→ **Task**
Would you show every line from the records that holds "hipFuncSetAttribute"?
-- Extracted entries follows --
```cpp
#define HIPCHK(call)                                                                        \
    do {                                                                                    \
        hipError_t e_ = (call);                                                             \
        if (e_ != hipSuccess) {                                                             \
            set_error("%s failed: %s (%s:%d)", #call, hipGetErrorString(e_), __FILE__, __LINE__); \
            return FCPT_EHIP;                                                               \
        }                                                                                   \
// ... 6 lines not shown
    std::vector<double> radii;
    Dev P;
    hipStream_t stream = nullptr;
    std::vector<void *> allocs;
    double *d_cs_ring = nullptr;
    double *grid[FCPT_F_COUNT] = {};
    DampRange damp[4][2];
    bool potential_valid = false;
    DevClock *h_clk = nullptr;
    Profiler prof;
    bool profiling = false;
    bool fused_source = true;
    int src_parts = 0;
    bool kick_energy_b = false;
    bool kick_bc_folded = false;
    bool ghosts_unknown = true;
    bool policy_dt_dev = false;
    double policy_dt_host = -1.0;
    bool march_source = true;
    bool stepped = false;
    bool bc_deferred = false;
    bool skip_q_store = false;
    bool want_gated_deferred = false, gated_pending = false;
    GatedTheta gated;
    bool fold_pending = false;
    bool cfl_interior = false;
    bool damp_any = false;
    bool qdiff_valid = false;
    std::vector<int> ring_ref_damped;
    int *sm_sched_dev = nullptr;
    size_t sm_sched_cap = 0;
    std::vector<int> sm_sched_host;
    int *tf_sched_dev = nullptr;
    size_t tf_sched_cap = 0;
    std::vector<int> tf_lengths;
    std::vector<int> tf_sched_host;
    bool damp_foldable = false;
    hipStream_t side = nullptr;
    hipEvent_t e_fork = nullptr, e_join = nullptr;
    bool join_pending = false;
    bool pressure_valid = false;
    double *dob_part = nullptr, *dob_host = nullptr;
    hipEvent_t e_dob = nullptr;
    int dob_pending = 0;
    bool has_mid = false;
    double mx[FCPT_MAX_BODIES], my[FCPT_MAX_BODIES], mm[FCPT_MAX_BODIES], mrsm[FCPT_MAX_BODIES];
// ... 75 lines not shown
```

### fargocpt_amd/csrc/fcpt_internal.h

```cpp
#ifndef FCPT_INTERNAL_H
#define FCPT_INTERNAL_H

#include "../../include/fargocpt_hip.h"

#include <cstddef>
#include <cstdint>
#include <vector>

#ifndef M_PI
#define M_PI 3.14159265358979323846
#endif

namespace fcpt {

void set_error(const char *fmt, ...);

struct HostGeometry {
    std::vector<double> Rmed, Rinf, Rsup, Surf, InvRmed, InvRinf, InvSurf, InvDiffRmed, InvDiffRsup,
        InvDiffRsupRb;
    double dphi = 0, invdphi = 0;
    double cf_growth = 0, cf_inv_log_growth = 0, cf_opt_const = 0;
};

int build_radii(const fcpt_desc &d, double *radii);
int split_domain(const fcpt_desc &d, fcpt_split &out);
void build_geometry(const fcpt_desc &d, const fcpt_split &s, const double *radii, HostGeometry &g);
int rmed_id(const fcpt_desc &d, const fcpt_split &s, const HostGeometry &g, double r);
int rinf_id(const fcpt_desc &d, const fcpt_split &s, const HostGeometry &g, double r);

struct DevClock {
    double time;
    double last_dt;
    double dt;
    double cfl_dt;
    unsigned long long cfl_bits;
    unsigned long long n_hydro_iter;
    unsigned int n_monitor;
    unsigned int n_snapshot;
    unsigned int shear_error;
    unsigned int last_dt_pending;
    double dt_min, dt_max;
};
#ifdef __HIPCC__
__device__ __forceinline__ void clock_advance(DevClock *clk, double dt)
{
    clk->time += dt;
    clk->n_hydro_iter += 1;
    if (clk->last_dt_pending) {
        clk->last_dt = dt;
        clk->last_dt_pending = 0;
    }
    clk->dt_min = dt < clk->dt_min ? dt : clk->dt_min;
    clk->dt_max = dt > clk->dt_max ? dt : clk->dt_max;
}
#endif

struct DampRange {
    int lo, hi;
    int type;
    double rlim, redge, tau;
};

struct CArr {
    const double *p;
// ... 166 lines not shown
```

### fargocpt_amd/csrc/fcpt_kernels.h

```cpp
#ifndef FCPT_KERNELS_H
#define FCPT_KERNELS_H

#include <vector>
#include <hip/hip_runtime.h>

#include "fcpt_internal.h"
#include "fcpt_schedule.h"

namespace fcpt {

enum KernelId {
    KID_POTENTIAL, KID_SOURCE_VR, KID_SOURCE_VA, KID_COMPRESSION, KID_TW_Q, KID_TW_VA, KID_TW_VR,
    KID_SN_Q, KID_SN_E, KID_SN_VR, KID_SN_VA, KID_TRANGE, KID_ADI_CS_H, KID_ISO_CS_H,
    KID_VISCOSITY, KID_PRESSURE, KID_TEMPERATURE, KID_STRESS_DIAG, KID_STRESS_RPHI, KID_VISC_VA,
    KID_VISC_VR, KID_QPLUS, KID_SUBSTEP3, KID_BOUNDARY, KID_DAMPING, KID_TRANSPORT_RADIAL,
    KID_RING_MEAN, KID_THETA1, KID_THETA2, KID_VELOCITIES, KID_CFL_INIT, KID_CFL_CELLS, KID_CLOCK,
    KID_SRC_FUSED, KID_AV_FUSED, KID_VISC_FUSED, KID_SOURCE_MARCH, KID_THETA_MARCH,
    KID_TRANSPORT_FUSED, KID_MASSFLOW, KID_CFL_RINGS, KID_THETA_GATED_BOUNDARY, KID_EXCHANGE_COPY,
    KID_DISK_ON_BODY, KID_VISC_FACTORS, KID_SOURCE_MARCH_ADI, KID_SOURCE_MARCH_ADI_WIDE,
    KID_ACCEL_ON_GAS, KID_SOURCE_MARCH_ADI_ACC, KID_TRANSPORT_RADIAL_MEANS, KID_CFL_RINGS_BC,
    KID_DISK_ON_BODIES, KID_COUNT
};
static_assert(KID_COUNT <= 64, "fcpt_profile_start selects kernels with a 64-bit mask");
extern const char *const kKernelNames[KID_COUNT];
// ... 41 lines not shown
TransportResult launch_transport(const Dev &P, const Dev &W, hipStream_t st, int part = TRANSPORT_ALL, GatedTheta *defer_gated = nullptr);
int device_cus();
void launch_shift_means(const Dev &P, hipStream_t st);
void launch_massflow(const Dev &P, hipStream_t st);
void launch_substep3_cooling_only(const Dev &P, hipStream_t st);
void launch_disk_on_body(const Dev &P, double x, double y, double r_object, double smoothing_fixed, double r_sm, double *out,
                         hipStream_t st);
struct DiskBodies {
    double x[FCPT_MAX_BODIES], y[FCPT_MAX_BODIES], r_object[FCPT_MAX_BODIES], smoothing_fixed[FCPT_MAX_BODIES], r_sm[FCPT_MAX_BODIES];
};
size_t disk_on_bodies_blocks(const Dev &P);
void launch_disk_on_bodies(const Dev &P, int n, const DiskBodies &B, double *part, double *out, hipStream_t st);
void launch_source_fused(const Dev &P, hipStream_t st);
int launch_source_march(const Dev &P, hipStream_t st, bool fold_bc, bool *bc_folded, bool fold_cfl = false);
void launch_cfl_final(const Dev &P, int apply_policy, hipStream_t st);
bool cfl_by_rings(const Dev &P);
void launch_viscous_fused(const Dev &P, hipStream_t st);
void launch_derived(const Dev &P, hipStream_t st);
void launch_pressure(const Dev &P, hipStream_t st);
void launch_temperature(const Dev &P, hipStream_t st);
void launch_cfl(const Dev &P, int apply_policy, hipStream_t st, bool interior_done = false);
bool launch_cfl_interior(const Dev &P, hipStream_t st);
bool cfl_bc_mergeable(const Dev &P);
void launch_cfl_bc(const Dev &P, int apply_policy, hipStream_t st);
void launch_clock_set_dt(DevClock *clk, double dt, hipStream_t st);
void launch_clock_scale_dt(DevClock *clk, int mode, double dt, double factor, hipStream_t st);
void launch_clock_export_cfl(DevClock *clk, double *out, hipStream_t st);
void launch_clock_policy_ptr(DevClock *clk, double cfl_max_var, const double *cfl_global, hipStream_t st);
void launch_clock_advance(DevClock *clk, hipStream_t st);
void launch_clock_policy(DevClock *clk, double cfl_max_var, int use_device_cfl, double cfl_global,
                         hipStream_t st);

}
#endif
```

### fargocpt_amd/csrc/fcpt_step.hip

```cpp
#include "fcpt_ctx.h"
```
-- Extracted entries concluded --
-- Extracted entries follows --
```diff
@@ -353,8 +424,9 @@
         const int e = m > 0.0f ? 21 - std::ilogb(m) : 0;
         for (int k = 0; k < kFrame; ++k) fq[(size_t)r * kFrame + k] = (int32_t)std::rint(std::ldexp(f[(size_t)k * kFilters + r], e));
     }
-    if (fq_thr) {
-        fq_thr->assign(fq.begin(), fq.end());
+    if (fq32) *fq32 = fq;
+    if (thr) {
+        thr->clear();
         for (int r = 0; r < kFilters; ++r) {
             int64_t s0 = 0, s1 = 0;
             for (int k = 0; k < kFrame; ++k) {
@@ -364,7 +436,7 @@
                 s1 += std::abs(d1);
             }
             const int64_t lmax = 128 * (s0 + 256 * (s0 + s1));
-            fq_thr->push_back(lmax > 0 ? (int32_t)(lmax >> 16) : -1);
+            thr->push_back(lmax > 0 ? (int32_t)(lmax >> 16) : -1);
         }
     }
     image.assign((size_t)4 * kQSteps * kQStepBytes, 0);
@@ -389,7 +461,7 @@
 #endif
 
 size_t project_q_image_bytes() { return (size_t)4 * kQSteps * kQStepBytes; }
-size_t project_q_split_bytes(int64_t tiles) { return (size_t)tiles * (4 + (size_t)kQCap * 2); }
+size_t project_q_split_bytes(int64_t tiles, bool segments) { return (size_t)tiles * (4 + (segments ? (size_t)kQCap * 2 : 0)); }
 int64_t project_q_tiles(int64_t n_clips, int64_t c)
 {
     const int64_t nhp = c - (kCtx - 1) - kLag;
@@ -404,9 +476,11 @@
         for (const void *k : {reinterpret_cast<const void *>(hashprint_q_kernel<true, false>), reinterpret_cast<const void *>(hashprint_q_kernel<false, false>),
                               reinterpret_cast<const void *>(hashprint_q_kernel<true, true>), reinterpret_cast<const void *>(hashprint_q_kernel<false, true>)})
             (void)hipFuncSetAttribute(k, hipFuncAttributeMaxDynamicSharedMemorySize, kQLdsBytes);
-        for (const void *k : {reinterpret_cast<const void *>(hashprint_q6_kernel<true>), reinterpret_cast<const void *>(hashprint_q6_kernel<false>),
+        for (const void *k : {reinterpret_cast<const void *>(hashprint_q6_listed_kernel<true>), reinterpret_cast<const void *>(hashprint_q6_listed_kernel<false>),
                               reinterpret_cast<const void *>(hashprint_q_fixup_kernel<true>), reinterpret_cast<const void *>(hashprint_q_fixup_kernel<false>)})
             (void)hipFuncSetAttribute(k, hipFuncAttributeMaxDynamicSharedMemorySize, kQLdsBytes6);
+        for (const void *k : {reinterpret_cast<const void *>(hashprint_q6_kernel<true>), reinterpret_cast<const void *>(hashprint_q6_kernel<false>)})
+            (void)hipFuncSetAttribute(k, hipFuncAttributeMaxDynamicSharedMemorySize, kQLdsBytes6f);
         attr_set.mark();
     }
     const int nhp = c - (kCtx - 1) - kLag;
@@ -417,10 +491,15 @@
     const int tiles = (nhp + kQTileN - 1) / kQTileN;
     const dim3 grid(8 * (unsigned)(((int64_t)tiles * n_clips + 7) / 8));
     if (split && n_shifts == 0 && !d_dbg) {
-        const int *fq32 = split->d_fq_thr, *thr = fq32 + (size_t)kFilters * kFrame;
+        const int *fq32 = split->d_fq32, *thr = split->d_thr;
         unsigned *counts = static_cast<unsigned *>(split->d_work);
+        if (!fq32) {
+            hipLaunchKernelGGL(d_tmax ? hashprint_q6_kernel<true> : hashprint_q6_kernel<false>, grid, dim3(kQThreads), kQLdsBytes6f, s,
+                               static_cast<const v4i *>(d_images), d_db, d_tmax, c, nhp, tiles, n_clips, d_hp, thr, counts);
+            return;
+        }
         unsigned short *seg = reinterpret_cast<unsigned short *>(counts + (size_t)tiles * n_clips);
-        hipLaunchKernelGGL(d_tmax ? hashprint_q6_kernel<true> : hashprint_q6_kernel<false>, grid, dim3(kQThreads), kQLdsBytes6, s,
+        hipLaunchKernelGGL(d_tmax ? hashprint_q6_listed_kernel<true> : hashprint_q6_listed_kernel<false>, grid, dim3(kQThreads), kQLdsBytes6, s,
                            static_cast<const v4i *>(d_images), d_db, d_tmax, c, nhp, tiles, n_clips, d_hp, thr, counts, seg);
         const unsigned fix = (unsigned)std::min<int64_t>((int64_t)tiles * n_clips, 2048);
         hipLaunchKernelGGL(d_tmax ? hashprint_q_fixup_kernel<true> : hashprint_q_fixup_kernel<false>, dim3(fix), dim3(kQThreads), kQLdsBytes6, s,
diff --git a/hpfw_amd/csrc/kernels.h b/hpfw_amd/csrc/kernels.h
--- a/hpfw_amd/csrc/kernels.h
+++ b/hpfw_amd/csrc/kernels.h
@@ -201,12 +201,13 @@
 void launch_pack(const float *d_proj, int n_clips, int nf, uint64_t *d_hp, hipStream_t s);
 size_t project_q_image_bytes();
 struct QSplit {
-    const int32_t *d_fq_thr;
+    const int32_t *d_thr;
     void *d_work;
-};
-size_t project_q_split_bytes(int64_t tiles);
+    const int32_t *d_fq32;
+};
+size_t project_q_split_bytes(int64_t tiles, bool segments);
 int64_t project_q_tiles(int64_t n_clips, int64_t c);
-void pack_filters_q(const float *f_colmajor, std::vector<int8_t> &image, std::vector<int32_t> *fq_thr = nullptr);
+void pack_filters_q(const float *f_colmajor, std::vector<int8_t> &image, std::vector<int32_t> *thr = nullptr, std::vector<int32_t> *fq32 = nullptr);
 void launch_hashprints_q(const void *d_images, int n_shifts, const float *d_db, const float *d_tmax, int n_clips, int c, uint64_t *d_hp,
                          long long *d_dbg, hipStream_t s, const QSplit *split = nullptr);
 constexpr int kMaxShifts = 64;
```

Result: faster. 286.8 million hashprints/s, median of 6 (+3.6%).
-- Extracted entries concluded --
→ **Completed exercise**
             (void)hipFuncSetAttribute(k, hipFuncAttributeMaxDynamicSharedMemorySize, kQLdsBytes);
             (void)hipFuncSetAttribute(k, hipFuncAttributeMaxDynamicSharedMemorySize, kQLdsBytes6);
+            (void)hipFuncSetAttribute(k, hipFuncAttributeMaxDynamicSharedMemorySize, kQLdsBytes6f);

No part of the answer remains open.